Health Care Reform: is the right prescription just a little more geographic curiosity?
Welcome to Guest Blogger, Anne Kinzel, JD. Anne, a CodeBlueNow! Honorary Board Member, is currently employed at large, midwestern public university. Anne is well-versed in issues of health policy and health disparities resulting from social inequities; she gained this insight working as the Iowa Department of Public Health’s State Planning Grant Project Director. A Franco-American citizen, Anne writes today about what we can learn from France’s health care system.
It’s a big world out there and Americans are notorious for being oblivious to geography. Nowhere is our ignorance hurting us more than in our favorite topic of health care reform.
Bring up universal coverage in the U.S. and more often than not someone will mention Canada, long lines, and those hordes of Canadians crossing the border in search of available and affordable health care. Those with a slightly broader world view usually bring up the failure of socialized medicine in Great Britain. I am not going to debate the veracity of these claims. True or not, I am tired of them, really tired.
So, if you are like me – and are bored with Canada and the U.K. – it’s time to take a trip to France and look at health care, French style.

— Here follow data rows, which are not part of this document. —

# hyx1999/SAM-Decoding

Hardware: AMD Instinct MI355X
Metric: tokens/sec (+ mean accepted tokens), Vicuna-7B bs=1, samd_sam_only draft+verify (higher is better)
Workload: dtype f16

## Files before the change

sam-decoding_amd/csrc/gemm_kernels.hip:

```cpp
#include <hip/hip_runtime.h>
#include <cstdlib>
#include <type_traits>
#include "samd_common.h"

#define LAUNCHCHK() do { hipError_t e_ = hipGetLastError(); if (e_ != hipSuccess) { samd_set_error("kernel launch: %s", hipGetErrorString(e_)); return SAMD_E_HIP; } } while (0)

static int samd_cu_count() { return samd_device_cus(); }

typedef _Float16 half8 __attribute__((ext_vector_type(8)));
typedef __bf16 bf16x8 __attribute__((ext_vector_type(8)));
typedef float floatx4 __attribute__((ext_vector_type(4)));
typedef unsigned u32x4 __attribute__((ext_vector_type(4)));

struct GF16 { typedef _Float16 elem; typedef half8 vec8;
    static __device__ __forceinline__ floatx4 mfma(half8 a, half8 b, floatx4 c) { return __builtin_amdgcn_mfma_f32_16x16x32_f16(a, b, c, 0, 0, 0); } };
struct GBF16 { typedef __bf16 elem; typedef bf16x8 vec8;
    static __device__ __forceinline__ floatx4 mfma(bf16x8 a, bf16x8 b, floatx4 c) { return __builtin_amdgcn_mfma_f32_16x16x32_bf16(a, b, c, 0, 0, 0); } };

#define GEMM_KC 256
#define GEMM_WAVES 8
#define GEMM_COLS (16 * GEMM_WAVES)

typedef __attribute__((address_space(1))) const void *gptr_t;
typedef __attribute__((address_space(3))) void *lptr_t;

#ifdef SAMD_GEMM_ABLATE
__device__ int samd_abl_flag;
#endif

template <typename TT, int RT, int EPI, int DEPTH, bool GM = false>
__global__ __launch_bounds__(64 * GEMM_WAVES, RT >= 3 || DEPTH > 2 ? 2 : GEMM_WAVES / 2) void k_gemm_skinny(const typename TT::elem *__restrict__ A, const typename TT::elem *__restrict__ W,
                                                        float *__restrict__ partial, typename TT::elem *__restrict__ out,
                                                        int K, int N, int n_chunks, int n_splits) {
    typedef typename TT::elem E;
    typedef typename TT::vec8 V8;
    constexpr int R = 16 * RT;
    constexpr int NT = 64 * GEMM_WAVES;
    constexpr int XV = (R * 32) / NT;
    constexpr int NB = DEPTH + 1;
    extern __shared__ __attribute__((aligned(1024))) char gemm_lds[];
    E (*xs)[R][GEMM_KC] = reinterpret_cast<E (*)[R][GEMM_KC]>(gemm_lds);

    const int tid = threadIdx.x, w = tid >> 6, l = tid & 63, n = l & 15, g = l >> 4;
    const int n0 = blockIdx.x * GEMM_COLS + 16 * w;
    const int split = blockIdx.y;
    const int c0 = (int)((long long)split * n_chunks / n_splits), c1 = (int)((long long)(split + 1) * n_chunks / n_splits);
    constexpr size_t WCH = GM ? 8192 : 65536, WU = GM ? 1024 : 8192;
    const int ws = GM ? __builtin_amdgcn_readfirstlane(GEMM_WAVES * (int)blockIdx.x + w) : (int)blockIdx.x;
    const char *wtile = reinterpret_cast<const char *>(W) + (size_t)ws * n_chunks * WCH;
    const uint32_t wlane = (uint32_t)(GM ? l : tid) * 16;
    const uint32_t lds_base = (uint32_t)(uintptr_t)(lptr_t)&xs[0][0][0];

    floatx4 acc[RT];
#pragma unroll
    for (int mt = 0; mt < RT; mt++) acc[mt] = (floatx4){0.f, 0.f, 0.f, 0.f};

    u32x4 wr[DEPTH][4][2];
    auto load_wb = [&](u32x4 (&dst)[4][2], int c, int b) {
        const char *p = wtile + (size_t)c * WCH;
#pragma unroll
        for (int j = 0; j < 2; j++)
            asm volatile("global_load_dwordx4 %0, %1, %2 nt" : "=v"(dst[b][j]) : "v"(wlane), "s"(p + WU * (2 * b + j)) : "memory");
    };
    auto stage_xi = [&](int c, int buf, int i) {
        const int slot = tid + NT * i, row = slot >> 5, pos = slot & 31, unit = pos ^ (row & 15);
        const E *src = A + (size_t)row * K + (size_t)c * GEMM_KC + 8 * unit;
        E *dst = &xs[buf][0][0] + (size_t)(NT * i + 64 * w) * 8;
        __builtin_amdgcn_global_load_lds((gptr_t)src, (lptr_t)dst, 16, 0, 0);
        asm volatile("" ::: "memory");
    };
    auto load_w = [&](u32x4 (&dst)[4][2], int c) {
#pragma unroll
        for (int b = 0; b < 4; b++) load_wb(dst, c, b);
    };
    auto stage_x = [&](int c, int buf) {
#pragma unroll
        for (int i = 0; i < XV; i++) stage_xi(c, buf, i);
    };
    auto landed = [&](int younger_in_flight) {
        if (DEPTH > 2 && younger_in_flight >= 2) asm volatile("s_waitcnt vmcnt(%0)" : : "n"(2 * (8 + XV)) : "memory");
        else if (younger_in_flight >= 1) asm volatile("s_waitcnt vmcnt(%0)" : : "n"(8 + XV) : "memory");
        else asm volatile("s_waitcnt vmcnt(0)" : : : "memory");
        __builtin_amdgcn_s_barrier();
        asm volatile("" ::: "memory");
    };
    auto phase = [&](u32x4 (&cur)[4][2], int c, int buf) {
        landed(c1 - 1 - c);
        const uint32_t xbase = lds_base + (uint32_t)buf * (R * GEMM_KC * 2) + (uint32_t)n * (GEMM_KC * 2);
#pragma unroll
        for (int b = 0; b < 4; b++) {
            const uint32_t u0 = (uint32_t)((8 * b + 2 * g) ^ n) * 16, u1 = (uint32_t)((8 * b + 2 * g + 1) ^ n) * 16;
            const uint32_t a0 = xbase + u0, a1 = xbase + u1;
            u32x4 r[RT][2];
            if constexpr (RT == 1)
                asm volatile("ds_read_b128 %0, %2\n\tds_read_b128 %1, %3\n\ts_waitcnt lgkmcnt(0)" : "=&v"(r[0][0]), "=&v"(r[0][1]) : "v"(a0), "v"(a1));
            else if constexpr (RT == 2)
                asm volatile("ds_read_b128 %0, %4\n\tds_read_b128 %1, %5\n\tds_read_b128 %2, %4 offset:8192\n\tds_read_b128 %3, %5 offset:8192\n\t"
                             "s_waitcnt lgkmcnt(0)" : "=&v"(r[0][0]), "=&v"(r[0][1]), "=&v"(r[1][0]), "=&v"(r[1][1]) : "v"(a0), "v"(a1));
            else if constexpr (RT == 3)
                asm volatile("ds_read_b128 %0, %6\n\tds_read_b128 %1, %7\n\tds_read_b128 %2, %6 offset:8192\n\tds_read_b128 %3, %7 offset:8192\n\t"
                             "ds_read_b128 %4, %6 offset:16384\n\tds_read_b128 %5, %7 offset:16384\n\ts_waitcnt lgkmcnt(0)"
                             : "=&v"(r[0][0]), "=&v"(r[0][1]), "=&v"(r[1][0]), "=&v"(r[1][1]), "=&v"(r[2][0]), "=&v"(r[2][1]) : "v"(a0), "v"(a1));
            else
                asm volatile("ds_read_b128 %0, %8\n\tds_read_b128 %1, %9\n\tds_read_b128 %2, %8 offset:8192\n\tds_read_b128 %3, %9 offset:8192\n\t"
                             "ds_read_b128 %4, %8 offset:16384\n\tds_read_b128 %5, %9 offset:16384\n\tds_read_b128 %6, %8 offset:24576\n\t"
                             "ds_read_b128 %7, %9 offset:24576\n\ts_waitcnt lgkmcnt(0)"
                             : "=&v"(r[0][0]), "=&v"(r[0][1]), "=&v"(r[1][0]), "=&v"(r[1][1]), "=&v"(r[2][0]), "=&v"(r[2][1]), "=&v"(r[3][0]), "=&v"(r[3][1])
                             : "v"(a0), "v"(a1));
#pragma unroll
            for (int mt = 0; mt < RT; mt++) {
                acc[mt] = TT::mfma(__builtin_bit_cast(V8, r[mt][0]), __builtin_bit_cast(V8, cur[b][0]), acc[mt]);
                acc[mt] = TT::mfma(__builtin_bit_cast(V8, r[mt][1]), __builtin_bit_cast(V8, cur[b][1]), acc[mt]);
            }
            if (RT >= 3 && c + DEPTH < c1) {
                load_wb(cur, c + DEPTH, b);
                if (b < XV) stage_xi(c + DEPTH, buf == 0 ? NB - 1 : buf - 1, b);
            }
        }
        if (RT < 3 && c + DEPTH < c1) { load_w(cur, c + DEPTH); stage_x(c + DEPTH, buf == 0 ? NB - 1 : buf - 1); }
    };
    if (c0 < c1) {
#pragma unroll
        for (int d = 0; d < DEPTH; d++)
            if (c0 + d < c1) { load_w(wr[d], c0 + d); stage_x(c0 + d, d); }
        int buf = 0;
        for (int c = c0; c < c1; c += DEPTH) {
#pragma unroll
            for (int d = 0; d < DEPTH; d++)
                if (c + d < c1) { phase(wr[d], c + d, buf); buf = buf == NB - 1 ? 0 : buf + 1; }
        }
    }
    if constexpr (EPI == 1) {
        float *ex = reinterpret_cast<float *>(gemm_lds);
        __syncthreads();
        if (w >= 4) {
#pragma unroll
            for (int mt = 0; mt < RT; mt++)
#pragma unroll
                for (int r = 0; r < 4; r++) ex[(16 * mt + 4 * g + r) * 64 + 16 * (w - 4) + n] = acc[mt][r];
        }
        __syncthreads();
        if (w < 4) {
#pragma unroll
            for (int mt = 0; mt < RT; mt++)
#pragma unroll
                for (int r = 0; r < 4; r++) {
                    const int m = 16 * mt + 4 * g + r;
                    const float gf = (float)(E)acc[mt][r], uf = (float)(E)ex[m * 64 + 16 * w + n];
                    const E sv = (E)(gf / (1.f + __expf(-gf)));
                    out[(size_t)m * (N / 2) + blockIdx.x * 64 + 16 * w + n] = (E)((float)sv * uf);
                }
        }
        return;
    }
#pragma unroll
    for (int mt = 0; mt < RT; mt++) {
#pragma unroll
        for (int r = 0; r < 4; r++) {
            const int m = 16 * mt + 4 * g + r;
            if (out) out[(size_t)m * N + n0 + n] = (E)acc[mt][r];
            else __hip_atomic_store(&partial[((size_t)split * R + m) * N + n0 + n], acc[mt][r], __ATOMIC_RELAXED, __HIP_MEMORY_SCOPE_AGENT);
        }
    }
}

struct NormArgs { const float *ssq; const void *g; int tiles; float inv_hidden; float eps; };

#define NORM_NS 16
template <int NT>
__device__ __forceinline__ void norm_issue(const NormArgs &na, float (&sv)[NORM_NS]) {
    const int tid = threadIdx.x, row = tid & 15, p = tid >> 4;
#pragma unroll
    for (int k = 0; k < NORM_NS; k++) {
        sv[k] = 0.f;
        if ((NT / 16) * k >= na.tiles) continue;
        int t = p + (NT / 16) * k;
        t = t < na.tiles ? t : na.tiles - 1;
        const float *src = na.ssq + (size_t)t * 16 + row;
        asm volatile("global_load_dword %0, %1, off" : "=v"(sv[k]) : "v"(src) : "memory");
    }
}
template <int NT>
__device__ __forceinline__ void norm_finish(const NormArgs &na, float (&sv)[NORM_NS], float *part , float *rs ) {
    const int tid = threadIdx.x, row = tid & 15, p = tid >> 4;
    static_assert(NORM_NS == 16, "");
    asm volatile("" : "+v"(sv[0]), "+v"(sv[1]), "+v"(sv[2]), "+v"(sv[3]), "+v"(sv[4]), "+v"(sv[5]), "+v"(sv[6]), "+v"(sv[7]),
                      "+v"(sv[8]), "+v"(sv[9]), "+v"(sv[10]), "+v"(sv[11]), "+v"(sv[12]), "+v"(sv[13]), "+v"(sv[14]), "+v"(sv[15]) : : "memory");
    float s = 0.f;
#pragma unroll
    for (int k = 0; k < NORM_NS; k++) s += (p + (NT / 16) * k < na.tiles) ? sv[k] : 0.f;
    part[p * 16 + row] = s;
    asm volatile("s_waitcnt lgkmcnt(0)" ::: "memory");
    __builtin_amdgcn_s_barrier();
    asm volatile("" ::: "memory");
    if (tid < 16) {
        float tot = 0.f;
        for (int k = 0; k < NT / 16; k++) tot += part[k * 16 + tid];
        rs[tid] = rsqrtf(tot * na.inv_hidden + na.eps);
    }
    asm volatile("s_waitcnt lgkmcnt(0)" ::: "memory");
    __builtin_amdgcn_s_barrier();
    asm volatile("" ::: "memory");
}

template <typename E>
__device__ __forceinline__ u32x4 norm_scale8(u32x4 xraw, u32x4 graw, float rs) {
    const E *xe = reinterpret_cast<const E *>(&xraw);
    const E *ge = reinterpret_cast<const E *>(&graw);
    u32x4 out;
    E *oe = reinterpret_cast<E *>(&out);
#pragma unroll
    for (int j = 0; j < 8; j++) { const E h = (E)((float)xe[j] * rs); oe[j] = (E)((float)ge[j] * (float)h); }
    return out;
}


template <int DEPTH, int PC>
__device__ __forceinline__ void gemm_wait_younger(int younger) {
    if constexpr (PC == 0) asm volatile("s_waitcnt vmcnt(0)" : : : "memory");
    else {
        if (DEPTH > 3 && younger >= 3) asm volatile("s_waitcnt vmcnt(%0)" : : "n"(3 * PC) : "memory");
        else if (DEPTH > 2 && younger >= 2) asm volatile("s_waitcnt vmcnt(%0)" : : "n"(2 * PC) : "memory");
        else if (younger >= 1) asm volatile("s_waitcnt vmcnt(%0)" : : "n"(PC) : "memory");
        else asm volatile("s_waitcnt vmcnt(0)" : : : "memory");
    }
}
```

Like all things Gallic, France’s system is elegant and pragmatic, admittedly imperfect, and more than a little Cartesian in approach.
What can we learn from the French when it comes to health care and health care reform? It turns out a lot, and maybe the most important lesson we can learn is that it is absolutely possible to deliver good quality health care, to an entire population, at an acceptable cost.
By now, you either think I am high on goose liver pâté, an idiot, or some kind of weird optimist. But here’s the deal – The French are as aware as we are that there is no perfect system and that in health care there are no days without challenges either at the individual or societal level.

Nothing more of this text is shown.